Мгновение сдерживаю себя, успокаиваюсь. И — подчиняюсь: никому ничего не докажу. Царапины на лице заживут, а радоваться можно тому, что побольше пробуду на свежем воздухе и получше разомнусь. Охрана бесправна, а новички тем более ничего не смогут со мной поделать.
Но иду теперь медленно, несмотря на поторапливания. Поняв, что большего не добьются, боевики хватают за рукав и бросают грудью на куст. Еще более неприятно, кстати, чем на ствол.
Когда возвращаюсь «домой», Борис и Махмуд, слышавшие издевательства, от прогулки отказываются:
— Нам сегодня не нужно.
— Тогда сидите…
Сидим. Дождь высидели. Три часа наверняка прошли, на нас ни одной сухой нитки. Как жить здесь дальше — не представляю.
… Ночью, когда подумали, что нас забыли, в очередной раз появился Хозяин с группой боевиков:
— Собирайте все, что осталось, и по одному наверх.
Впервые иду в новый каземат последним. Оглядываю полузатопленную, осиротевшую без нас яму. Не знаю, на сколько покидаем ее — может, только пересидеть дожди, а может, и навсегда. Тайно в душе надеялись, что именно из нее выйдем на свободу, но, видать, не суждено. А может, дождь помешал, пошел раньше времени.
В любом случае прощай, лесная комариная прорубь. Ты дала свет и тем останешься памятна.

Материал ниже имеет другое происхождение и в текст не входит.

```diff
@@ -612,23 +613,32 @@
 		unsigned long long turns = Pt.visit_mask;
 		uint32_t pairs = Pt.axis_pairs;
 		if (shade_trip) {
-			const uint32_t n = n_hit < 64u ? n_hit : 64u;
+			const bool lobe_d = trip.kind == kTripShadeDiffuse;
+			const uint32_t n = trip.lanes;
 			active = lane < n;
-			const uint32_t e = active ? n_hit - n + lane : 0u;
-			n_hit -= n;
+			const uint32_t e = lobe_pop_first(lobe_d, n_d, n_g, n, kSortSlots) + (active ? lane : 0u);
+			if (lobe_d) n_d -= n;
+			else n_g -= n;
+#if RMD_DIAG
+			if ((Pt.debug_flags & 8u) && Pt.debug_counters && lane == 0u)
+				atomicAdd(&Pt.debug_counters[lobe_d ? 37 : 39], 1ull), atomicAdd(&Pt.debug_counters[lobe_d ? 38 : 40], (unsigned long long)n);
+#endif
 			const uint32_t st = stack.state[e];
 			item = stack.item[e];
 			const uint32_t lb = stack.lobe_bits[e];
 			rng.block = st >> 16, rng.lobe_bits = lb & 0x3FFFFFu;
 			depth = lb >> 24;
-			const DevObject &o = lobjs[active ? (st & 0xFFFFu) : 0u];
+			const DevObject &o = lobjs[st & 0xFFFFu];
 			T = mk(stack.T[0][e], stack.T[1][e], stack.T[2][e]);
-			const V3 normal = mk(stack.normal[0][e], stack.normal[1][e], stack.normal[2][e]);
 			const V3 frag = mk(stack.frag[0][e], stack.frag[1][e], stack.frag[2][e]);
+			V3 normal;
+			if (o.geometry_kind == 0u) normal = ld3(o.normal);
+			else normal = normalize(frag - ld3(o.origin));
 			const uint32_t x = tile.x0 + (item & 7u), y = tile.y0 + ((item >> 3) & 7u);
 			rng.pixel = y * Pt.W + x, rng.sample = Pt.sample_begin + pool_first + (item >> 6);
 			{
-				shade(Pt, normal, frag, ld3(o.color), o.roughness, o.metalness, cam_pos, rng, ro, rd, T);
+				if (lobe_d) shade_lobe<true>(Pt, normal, frag, ld3(o.color), o.roughness, o.metalness, cam_pos, rng, ro, rd, T);
+				else shade_lobe<false>(Pt, normal, frag, ld3(o.color), o.roughness, o.metalness, cam_pos, rng, ro, rd, T);
 				depth++;
 				const bool black = Pt.end_black_paths != 0u && T.x == 0.0 && T.y == 0.0 && T.z == 0.0;
 				failed = active && (depth > Pt.bounce_limit || black);
@@ -677,8 +687,9 @@
 		}
 #endif
 		bool terminal = failed, park = false, emitted = false;
-		V3 frag, normal;
-		RMD_UNDEF3(frag) RMD_UNDEF3(normal)
+		bool park_d = false;
+		V3 frag;
+		RMD_UNDEF3(frag)
 		if (want) {
 			if (oi < 0) {
 				terminal = true;
@@ -689,13 +700,18 @@
 					emitted = true;
 					terminal = true;
 				} else {
-					if (o.geometry_kind == 0u) normal = ld3(o.normal);
-					else normal = normalize(frag - ld3(o.origin));
-					const double probe_sum = ((normal.x + normal.y) + normal.z) + ((frag.x + frag.y) + frag.z);
-					const bool finite_inputs = __builtin_fabs(probe_sum) < __builtin_inf();
 					const bool black_bounce = Pt.end_black_paths != 0u && (o.flags & kObjBlackDiffuse) != 0u && rng.lobe_bits < (1u << 21);
-					if (((depth == Pt.bounce_limit && Pt.shade_last_depth == 0u) || black_bounce) && finite_inputs) terminal = true;
-					else park = true;
+					park = true;
+					if ((depth == Pt.bounce_limit && Pt.shade_last_depth == 0u) || black_bounce) {
+						V3 normal;
+						if (o.geometry_kind == 0u) normal = ld3(o.normal);
+						else normal = normalize(frag - ld3(o.origin));
+						const double probe_sum = ((normal.x + normal.y) + normal.z) + ((frag.x + frag.y) + frag.z);
+						const bool finite_inputs = __builtin_fabs(probe_sum) < __builtin_inf();
+						if (finite_inputs) terminal = true, park = false;
+					}
+					double prob_d;
+					park_d = bounce_is_diffuse(lobe_uniform(rng.lobe_bits), o.metalness, prob_d);
 				}
 			}
 		}
@@ -707,16 +723,21 @@
 			store_sample(dst, L);
 		}
 		{
-			const unsigned long long pm = __ballot(park);
-			const uint32_t e = n_hit + __builtin_amdgcn_mbcnt_hi((uint32_t)(pm >> 32), __builtin_amdgcn_mbcnt_lo((uint32_t)pm, 0u));
+			const unsigned long long pm_d = __ballot(park && park_d), pm_g = __ballot(park && !park_d);
+			const uint32_t rank_d = __builtin_amdgcn_mbcnt_hi((uint32_t)(pm_d >> 32), __builtin_amdgcn_mbcnt_lo((uint32_t)pm_d, 0u));
+			const uint32_t rank_g = __builtin_amdgcn_mbcnt_hi((uint32_t)(pm_g >> 32), __builtin_amdgcn_mbcnt_lo((uint32_t)pm_g, 0u));
+			const uint32_t e = lobe_push_entry(park_d, n_d, n_g, park_d ? rank_d : rank_g, kSortSlots);
 			if (park) {
 				stack.frag[0][e] = frag.x, stack.frag[1][e] = frag.y, stack.frag[2][e] = frag.z;
-				stack.normal[0][e] = normal.x, stack.normal[1][e] = normal.y, stack.normal[2][e] = normal.z;
 				stack.T[0][e] = T.x, stack.T[1][e] = T.y, stack.T[2][e] = T.z;
 				stack.state[e] = (uint32_t)oi | (rng.block << 16);
 				stack.lobe_bits[e] = rng.lobe_bits | (depth << 24), stack.item[e] = item;
 			}
-			n_hit += (uint32_t)__popcll(pm);
+			n_d += (uint32_t)__popcll(pm_d), n_g += (uint32_t)__popcll(pm_g);
+#if RMD_DIAG
+			if ((Pt.debug_flags & 8u) && Pt.debug_counters && lane == 0u)
+				atomicAdd(&Pt.debug_counters[41], (unsigned long long)__popcll(pm_d)), atomicAdd(&Pt.debug_counters[42], (unsigned long long)__popcll(pm_g));
+#endif
 			__builtin_amdgcn_fence(__ATOMIC_RELEASE, "wavefront");
 			__builtin_amdgcn_wave_barrier();
 			__builtin_amdgcn_fence(__ATOMIC_ACQUIRE, "wavefront");
```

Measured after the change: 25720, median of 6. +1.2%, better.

А плохое пусть забудется, выживать надо на положительном. Какая ты оказалась по счету? Пятая. Сколько ждет впереди? Куда поведут на сей раз?
В «волчок». Нас возвращали в него! Это стало окончательно ясно, когда впереди обругали:
— Что ты шаришь руками? Это ступени, ногами щупай.
— Я думал, лаз, — оправдался Борис.
— Плохо думаешь, а еще банкир. Да не пригибайся ты, иди в полный рост.
Земляные ступени — спуск в траншею. Опять ступени. Знакомый, пугающий запах плесени и подземелья. Плечо задевает решетчатую дверь. Та скрипит: мол, зачем идешь? Зайдешь — захлопну.
— Пришли. Можно разувать глаза.
Хоромы. Подземный дворец, обшитый солдатскими одеялами. Дубовые столбы-колонны вдоль стен. В два человеческих роста высота. Двухъярусные нары. На них стоит неизменная керосиновая лампа. Язычок пламени даже издали кажется теплым. Сначала он традиционно коптил, но Хозяин убавил фитиль, и пламя проснулось в серединке, задышало, легко волнуясь, словно тронутая желтым загаром девичья грудь. Иногда ее стрелой Амура пронзала мошкара, заставляя на миг тревожиться. Но уже в следующее мгновение мягкий желтый свет восстанавливал безмятежное женское дыхание и достоинство. А черные горы обгоревших воздыхателей мы потом по утрам счищали с лампы щепочками.